Не надо говорить, что любишь свою Родину. Если любишь, отдай кусочек своего сердца, свято выполняй все заповеди Моисея - ведь это общественный нравственный закон.
- В процессе духовного очищения какую роль вы отводите искусству, театру?
- Меня пугает, что и в искусстве мы научились лгать. Мы редко говорим, что фильм плохой, что таланта не хватило. А говорим, что плохая пленка, сложные условия, упоминаем мировой кризис искусства и т. д. Но и Эйзенштейн, и Пудовкин снимали свои ленты в непростых условиях, на плохой пленке, но своим поэтическим талантом они завоевывали мир.

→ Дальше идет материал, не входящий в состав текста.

# zypher-game/uzkge

Hardware: AMD Instinct MI355X
Metric: bn254_g1_msm_points_per_sec (higher is better)
Workload: dtype u256 (254-bit modular integers: 8 x u32 Montgomery limbs in HBM, 9 x 29-bit limbs in the two hot loops); 1 GPU; BN254 G1 MSM, 2^24 random points + uniform scalars per GPU, bases resident in HBM; points_per_gpu=16777216, total_points=16777216

## Files before the change

### uzkge_amd/csrc/api.cpp

```cpp
#include <algorithm>
#include <atomic>
#include <cstdarg>
#include <cstdlib>
#include <cstring>
#include <exception>
#include <new>

#include "ctx.hpp"
#include "host_ec64.hpp"
#include "host_math.hpp"

namespace uzk {

static thread_local char g_err[512] = "";

void set_error(const char* fmt, ...) {
    va_list ap;
    va_start(ap, fmt);
    vsnprintf(g_err, sizeof g_err, fmt, ap);
    va_end(ap);
}

int on_exception(const char* fn) noexcept {
    try { throw; }
// ... 270 lines not shown
        if (kv.second.owned && kv.second.d_points) (void)hipFree(kv.second.d_points);
        if (kv.second.d_table) (void)hipFree(kv.second.d_table);
    }
    s.srs.clear();
    s.num_cus.clear();
    s.bound = false;
    s.device = -1;
    return UZK_OK;
} catch (...) { return uzk::on_exception("uzk_shutdown"); }

namespace uzk {
static void copy_tuning(const Ctx& from, Ctx& to) {
    to.msm_window_bits = from.msm_window_bits;
    to.tune_no_precompute = from.tune_no_precompute; to.tune_ntt_tile = from.tune_ntt_tile; to.tune_ntt_two_pass = from.tune_ntt_two_pass; to.tune_small = from.tune_small;
    to.tune_chunk_log = from.tune_chunk_log; to.tune_stream_log = from.tune_stream_log; to.tune_stream_min_log = from.tune_stream_min_log;
    to.tune_seg_sort = from.tune_seg_sort; to.tune_arith29 = from.tune_arith29;
}
}
int uzk_ctx_create(uint64_t* ctx_out) try {
    if (!ctx_out) { set_error("uzk_ctx_create: null pointer"); return UZK_ERR_PARAMETER; }
    Ctx* c = new Ctx();
    {
        API_LOCK;
        int rc = require_ready();
        if (rc != UZK_OK) { delete c; return rc; }
        copy_tuning(ctx(), *c);
    }
    Shared& s = shared();
    std::lock_guard<std::mutex> lk(s.mu);
    const uint64_t h = s.next_ctx++;
    s.contexts[h] = c;
// ... 937 lines not shown
    if (!window_bits || !windows || n == 0) { set_error("uzk_msm_plan_info: bad arguments"); return UZK_ERR_PARAMETER; }
    msm_plan_info(ctx(), n, window_bits, windows);
    return UZK_OK;
} catch (...) { return uzk::on_exception("uzk_msm_plan_info"); }

int uzk_tune(const char* key, int value) try {
    API_LOCK;
    if (!key) { set_error("uzk_tune: null key"); return UZK_ERR_PARAMETER; }
    Ctx& c = ctx();
    if (!std::strcmp(key, "msm_no_precompute")) c.tune_no_precompute = value;
    else if (!std::strcmp(key, "msm_stream_log")) c.tune_stream_log = (value >= -1 && value <= 26) ? value : 0;
    else if (!std::strcmp(key, "msm_stream_min_log")) c.tune_stream_min_log = (value >= 4 && value <= 26) ? value : 22;
    else if (!std::strcmp(key, "msm_chunk_log")) c.tune_chunk_log = (value >= 8 && value <= 26) ? value : 26;
    else if (!std::strcmp(key, "msm_small")) c.tune_small = value ? 1 : 0;
    else if (!std::strcmp(key, "msm_seg_sort")) c.tune_seg_sort = value;
    else if (!std::strcmp(key, "ntt_tile")) c.tune_ntt_tile = (value == 1024 || value == 2048) ? value : 0;
    else if (!std::strcmp(key, "ntt_two_pass")) c.tune_ntt_two_pass = value ? 1 : 0;
    else if (!std::strcmp(key, "arith29")) c.tune_arith29 = value & 7;
    else { set_error("uzk_tune: unknown key %s", key); return UZK_ERR_PARAMETER; }
    return UZK_OK;
} catch (...) { return uzk::on_exception("uzk_tune"); }

}
```

### uzkge_amd/csrc/ctx.hpp

```cpp
#pragma once
#include <hip/hip_runtime.h>

#include <cstdint>
#include <cstdlib>
#include <cstdio>
#include <chrono>
#include <map>
#include <mutex>
#include <string>
#include <vector>

#include "../../include/uzkge_gpu.h"
#include "../../include/uzkge_gpu_test.h"
#include "ec.hpp"

namespace uzk {

void set_error(const char* fmt, ...);
int on_exception(const char* fn) noexcept;

#define UZK_HIP(expr)                                                                      \
    do {                                                                                   \
        hipError_t _e = (expr);                                                            \
        if (_e != hipSuccess) {                                                            \
// ... 63 lines not shown
    Fp* msm_tail_host = nullptr;
    size_t msm_tail_cap = 0;
    int msm_window_bits = 0;
    int tune_no_precompute = 0;
    int tune_ntt_two_pass = 1;
    int tune_ntt_tile = 0;
    int tune_small = 1;
    int tune_chunk_log = 26;
    int tune_stream_log = 0;
    int tune_stream_min_log = 22;
    int tune_arith29 = default_arith29();
    static int default_arith29() {
        static const int v = [] { const char* e = std::getenv("UZK_ARITH29"); return e ? std::atoi(e) : 7; }();
        return v;
    }
    int tune_seg_sort = 1;
    DevBuf poly_tmp, poly_tmp2, poly_io, zpoly_tmp, open_tmp, poly_args;
    DevBuf poly_cnt;
    uint32_t trim_flip = 0;
    void* poly_host = nullptr;
    size_t poly_host_cap = 0;
    DevBuf ntt_sub;
    struct PowCache { Fp key; bool valid = false; uint64_t stamp = 0; DevBuf buf; };
    PowCache pow_cache[8];
    uint64_t pow_stamp = 0;
    std::vector<void*> ntt_fused;
    std::map<uint64_t, void*> g1ntt_plans;
    DevBuf g1ntt_work, g1ntt_prefix, g1ntt_io;
    struct Srs {
        Affine* d_points = nullptr;
// ... 151 lines not shown
```

### uzkge_amd/csrc/msm.hip

```cpp
#include <algorithm>
#include <cmath>
#include <mutex>
#include <functional>
#include <memory>
#include <condition_variable>
#include <atomic>
#include <cstring>
#include <thread>
#include <vector>

#include "ctx.hpp"
#include "ec29.hpp"
#include "ecquad.hpp"
#include "ecquad29.hpp"
#include "ec29l.hpp"
#include "host_ec64.hpp"
#include "host_math.hpp"

namespace uzk {

constexpr uint32_t kSeg = 16;
constexpr uint32_t kSignBit = 0x80000000u;
constexpr uint32_t kCombineFan = 32;
constexpr int kMaxPasses = 3;
// ... 485 lines not shown
            }
        }
        __syncthreads();
        if (!direct) {
            const uint32_t hl = tid & 31;
            for (uint32_t b = b_lo + (tid >> 5); b < b_hi; b += TB / 32) {
                const uint32_t c = cnt[b], src = off[b] - base, dst = gdst[b];
                for (uint32_t j = hl; j < c; j += 32) out[dst + j] = buf[src + j];
            }
            __syncthreads();
        }
        b_lo = b_hi;
    }
}

__global__ __launch_bounds__(1024) void msm_scan_win_kernel(const uint32_t* __restrict__ cnt_in, uint32_t div,
                                                            uint32_t* __restrict__ v_out,
                                                            uint32_t* __restrict__ off_out,
                                                            uint32_t* __restrict__ win_total,
                                                            uint32_t* __restrict__ max_out, uint32_t NB,
                                                            uint32_t* __restrict__ len_hist = nullptr) {
    __shared__ uint32_t part[1024];
    __shared__ uint32_t lh[256];
    extern __shared__ uint32_t stage[];
    if (len_hist != nullptr) { if (threadIdx.x < 256) lh[threadIdx.x] = 0; __syncthreads(); }
    const uint32_t w = blockIdx.x, tid = threadIdx.x;
    const uint32_t per = (NB + 1023) / 1024;
    const uint32_t lo = min(NB, tid * per), hi = min(NB, lo + per);
    const uint32_t* cnt = cnt_in + (size_t)w * NB;
    const uint64_t magic = div ? ((1ull << 40) + div - 1) / div : 0;
    const bool fast = div && div <= 1024;
    auto val = [&](uint32_t c) -> uint32_t {
        if (!div) return c;
        if (fast && c < (1u << 29)) return (uint32_t)(((uint64_t)(c + div - 1) * magic) >> 40);
        return (c + div - 1) / div;
    };
    auto pad = [](uint32_t i) -> uint32_t { return i + (i >> 5); };
    uint32_t mx = 0;
    for (uint32_t i = tid; i < NB; i += 1024) {
        const uint32_t c = cnt[i];
        mx = max(mx, c);
        const uint32_t T = val(c);
        stage[pad(i)] = T;
        if (len_hist != nullptr && c != 0) {
            const uint32_t q = c / T, r = c - q * T;
            if (r) atomicAdd(&lh[min(q + 1, 255u)], r);
            atomicAdd(&lh[min(q, 255u)], T - r);
        }
    }
    __syncthreads();
    if (len_hist != nullptr && tid < 256 && lh[tid]) atomicAdd(&len_hist[tid], lh[tid]);
    uint32_t s = 0;
    for (uint32_t b = lo; b < hi; ++b) s += stage[pad(b)];
    part[tid] = s;
    __syncthreads();
    for (uint32_t off = 1; off < 1024; off <<= 1) {
        uint32_t v = (tid >= off) ? part[tid - off] : 0;
        __syncthreads();
        part[tid] += v;
        __syncthreads();
    }
    uint32_t run = part[tid] - s;
    for (uint32_t b = lo; b < hi; ++b) {
        const uint32_t v = stage[pad(b)];
        stage[pad(b)] = run;
        run += v;
    }
    __syncthreads();
    uint32_t* off_o = off_out + (size_t)w * NB;
    uint32_t* v_o = v_out ? v_out + (size_t)w * NB : nullptr;
    for (uint32_t i = tid; i < NB; i += 1024) {
        off_o[i] = stage[pad(i)];
        if (v_o) v_o[i] = val(cnt[i]);
    }
    if (tid == 1023) win_total[w] = part[1023];
    if (max_out) {
        for (int o = 32; o > 0; o >>= 1) mx = max(mx, (uint32_t)__shfl_down((int)mx, o));
        if ((tid & 63) == 0 && mx) atomicMax(max_out, mx);
    }
}
static size_t scan_win_lds(uint32_t NB) {
    static const bool raised = [] {
        return hipFuncSetAttribute(reinterpret_cast<const void*>(msm_scan_win_kernel), hipFuncAttributeMaxDynamicSharedMemorySize,
                                   ((1 << 15) + (1 << 10) + 1) * 4) == hipSuccess;
    }();
    (void)raised;
    return ((size_t)NB + NB / 32 + 1) * 4;
}
__global__ __launch_bounds__(1024) void msm_win_base_kernel(const uint32_t* __restrict__ win_total,
                                                            uint32_t* __restrict__ win_base, uint32_t W) {
    __shared__ uint32_t part[1024];
    const uint32_t tid = threadIdx.x;
    const uint32_t v = tid < W ? win_total[tid] : 0;
// ... 22 lines not shown
        if (win_base[mid] <= tid) lo = mid; else hi = mid;
    }
    w = lo;
    const uint32_t lt = tid - win_base[w];
    const uint32_t* off = task_off + (size_t)w * NB;
    lo = 0; hi = NB;
    while (hi - lo > 1) {
        const uint32_t mid = (lo + hi) >> 1;
        if (off[mid] <= lt) lo = mid; else hi = mid;
    }
    b = lo;
    j = lt - off[lo];
}
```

Многие режиссеры почему-то думают, что чем слабее литературный материал, тем больше возможности проявить себя. Не лучше ли проявлять свой талант на литературе Булгакова, Достоевского. Чехова? Здесь есть исповедальная глубина. Мы ведь знаем, что русское искусство славилось проникновением в сердце другого человека. Чтобы вызвать гнев, боль, очищение, катарсис. Эта традиция была жива и в актерском искусстве: гениальный Н. Хмелев умер от инфаркта на сцене, в возрасте 44 лет, на сцене же умер Б. Добронравов, потрясавший зрителей высоким искусством.
В XIX веке было несколько десятков писателей, но они перевернули мир. Сейчас у нас тысячи писателей, но они все время что-то делят.
У нас все перевернуто с ног на голову. Мы любим хвалить, раздавать громкие эпитеты. А Шукшину, Высоцкому мы при жизни не успели сказать, что они уникальны, необыкновенны, гениальны.
Сейчас мы начали всех огульно критиковать. Даже руководителей. И это правильно. Каждый человек должен быть нравственно подсуден. Но посмотрите, как ведут себя некоторые делегаты Съезда народных депутатов. Каким топотом они провожали с трибуны академика А. Сахарова! Разве может так поступить интеллигентный человек? А в каждом слове Сахарова были доброе сердце, боль за других. Вот он и сгорел.
Нине Андреевой стыдно за Ельцина, потому что он не понял, что в Америке все живут плохо, кроме десятка миллионеров. Зачем эта заведомая ложь? Чтобы мы опять поверили, что у нас лучше всех? Это неправда. Я был в Америке и знаю, что уровень жизни там очень высок. Такая же неправда, что искусство в западном мире развалилось. Прошлым летом в ФРГ мы видели, как люди тянутся к театру, интересуются искусством. Если говорить честно, то во многих, даже московских, театрах отменяются спектакли, потому что пустуют залы. В периферийных городах люди не заполняют залы на концертах симфонической музыки, на выступлениях С. Рихтера. А все ли зрители небольших городов поняли "Покаяние" Т. Абуладзе, которому рукоплескал мир?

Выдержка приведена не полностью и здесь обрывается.